Explore Salaries and Equity at AngelList - rmah
https://angel.co/salaries

======
zomgbbq
NYC, mobile developers, most jobs are in the 70-80k range with 1-3% equity.
That is a low salary at a small amount of equity for someone with a relatively
in-demand skillset.

Please check my maths: in the best case scenario, if you get 3% equity and
assume 33% dilution on that equity after an A-round and the company has a 10%
chance of a medium 25MM exit, the EV is around $50k. If you assume the same
developer could have made a $120k salary with no equity elsewhere that company
would have to exit within 1.25yrs for it to be +EV which is probably not
feasible.

Someone please check my maths as I am looking at exit values from a 2006
study: [http://qph.cf.quoracdn.net/main-
qimg-77bb58e10c69517534aaac1...](http://qph.cf.quoracdn.net/main-
qimg-77bb58e10c69517534aaac13b36e00dd)

------
noname123
According to Glassdoor:

Sr. Software Engineer at Google, on average (sample size of 189) make $145K on
average with $63K bonus for $200K per annum.

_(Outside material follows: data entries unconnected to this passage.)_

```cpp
int xeq_pbc_image_counts(int dtype, const void* cell_host, int64_t n_graphs, const int32_t pbc[3], double cutoff, int32_t reps[3]) {
  XEQ_CHECK_ARG(n_graphs >= 1 && cell_host != nullptr && cutoff > 0, "xeq_pbc_image_counts: bad arguments");
  if (dtype == XEQ_F32) xeq::image_counts<float>((const float*)cell_host, n_graphs, pbc, cutoff, reps);
  else if (dtype == XEQ_F64) xeq::image_counts<double>((const double*)cell_host, n_graphs, pbc, cutoff, reps);
  else XEQ_CHECK_ARG(false, "xeq_pbc_image_counts: dtype %d", dtype);
  XEQ_CHECK_ARG(reps[0] <= 64 && reps[1] <= 64 && reps[2] <= 64, "xeq_pbc_image_counts: %d x %d x %d images per axis (degenerate cell?)",
                (int)reps[0], (int)reps[1], (int)reps[2]);
  return XEQ_OK;
}

int xeq_pbc_tables_host(int dtype, const void* cell_host, int64_t n_graphs, const int32_t reps[3], double cutoff, void* out_host,
                        int64_t out_count) {
  XEQ_CHECK_ARG(n_graphs >= 1 && cell_host != nullptr && out_host != nullptr && reps[0] >= 0 && reps[1] >= 0 && reps[2] >= 0,
                "xeq_pbc_tables_host: bad arguments");
  const int64_t nc = (int64_t)(2 * reps[0] + 1) * (2 * reps[1] + 1) * (2 * reps[2] + 1);
// ... 195 lines not shown
```

xequinet_amd/csrc/xeq_message_wq.hip:

```cpp
#include "xeq_common.h"

#include <hipcub/hipcub.hpp>
#include <stdlib.h>

namespace xeq {

typedef float f32x16 __attribute__((ext_vector_type(16)));
typedef float f32x4 __attribute__((ext_vector_type(4)));
typedef int i32x4 __attribute__((ext_vector_type(4)));

typedef __bf16 bf16x8 __attribute__((ext_vector_type(8)));

constexpr bool wq_bftail(int ks) { return ks <= 3; }
constexpr int WQ_TAIL = 24;
constexpr int wq_tailw(int ks) { return ks <= 4 ? 4 : 8; }
constexpr int wq_recf(int ks) { return WQ_TAIL + 2 * wq_tailw(ks) + 8; }
constexpr int wq_yoff(int ks) { return WQ_TAIL + 2 * wq_tailw(ks); }
constexpr int wq_tail_values(int num_basis) { return (num_basis > 16 ? num_basis - 16 : 0) + 1; }
constexpr int wq_ks(int num_basis) {
  return wq_tail_values(num_basis) <= 1 ? 1 : (wq_tail_values(num_basis) <= 5 ? 3 : ((wq_tail_values(num_basis) + 1) / 2 < 4 ? 4 : (wq_tail_values(num_basis) + 1) / 2));
}
constexpr int WQ_REC_MAX = 48;
__device__ __forceinline__ uint32_t wq_bf16_rne(float x) {
  const uint32_t u = __float_as_uint(x);
  return (u + 0x7FFFu + ((u >> 16) & 1u)) >> 16;
}
__device__ __forceinline__ void wq_split3(float x, uint32_t& hi, uint32_t& mid, uint32_t& lo) {
  hi = wq_bf16_rne(x);
  const float r1 = x - __uint_as_float(hi << 16);
  mid = wq_bf16_rne(r1);
  const float r2 = r1 - __uint_as_float(mid << 16);
  lo = wq_bf16_rne(r2);
}
__device__ __forceinline__ int wq_tail_k(int q, int B) { return 16 + q < B ? 16 + q : (16 + q == (B > 16 ? B : 16) ? -1 : -2); }
constexpr uint32_t WQ_FIRST = 1u << 30, WQ_LAST = 1u << 31, WQ_OWNER = (1u << 30) - 1u;
#ifndef XEQ_WQ_WAVES
#define XEQ_WQ_WAVES 4
#endif
constexpr int WQ_WAVES = XEQ_WQ_WAVES;

#ifndef XEQ_WQ_PART_BWD
struct QuadCount {
  const int32_t* rowptr;
  int64_t n;
  __host__ __device__ int32_t operator()(int64_t i) const {
    if (i >= n) return 0;
    const int32_t deg = rowptr[i + 1] - rowptr[i];
    return deg > 0 ? (deg + 3) >> 2 : 1;
  }
};
#ifndef XEQ_WQ_PART_BWD
__global__ void __launch_bounds__(SCAN_WG_THREADS) k_wq_quad_scan(const QuadCount op, int32_t* __restrict__ qptr) {
  extern __shared__ int32_t scan_lds[];
  const int32_t total = wg_scan_lds(op, op.n, scan_lds);
#pragma unroll 4
  for (int64_t i = threadIdx.x; i < op.n; i += SCAN_WG_THREADS) qptr[i] = scan_lds[i];
  if (threadIdx.x == 0) qptr[op.n] = total;
}
#endif
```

So for an average equity of 1.125% for developer (according to angel.co) and
average salary of $93K, a startup has to make a non-diluted exit of 8.56 mil
on the first year, 17.1 mil on the second year and 25.6 mil in the third year
to justify the opportunity cost.

Of course, not every developer can make $200K per year but just food for
thought of working for startup vs. BigCo.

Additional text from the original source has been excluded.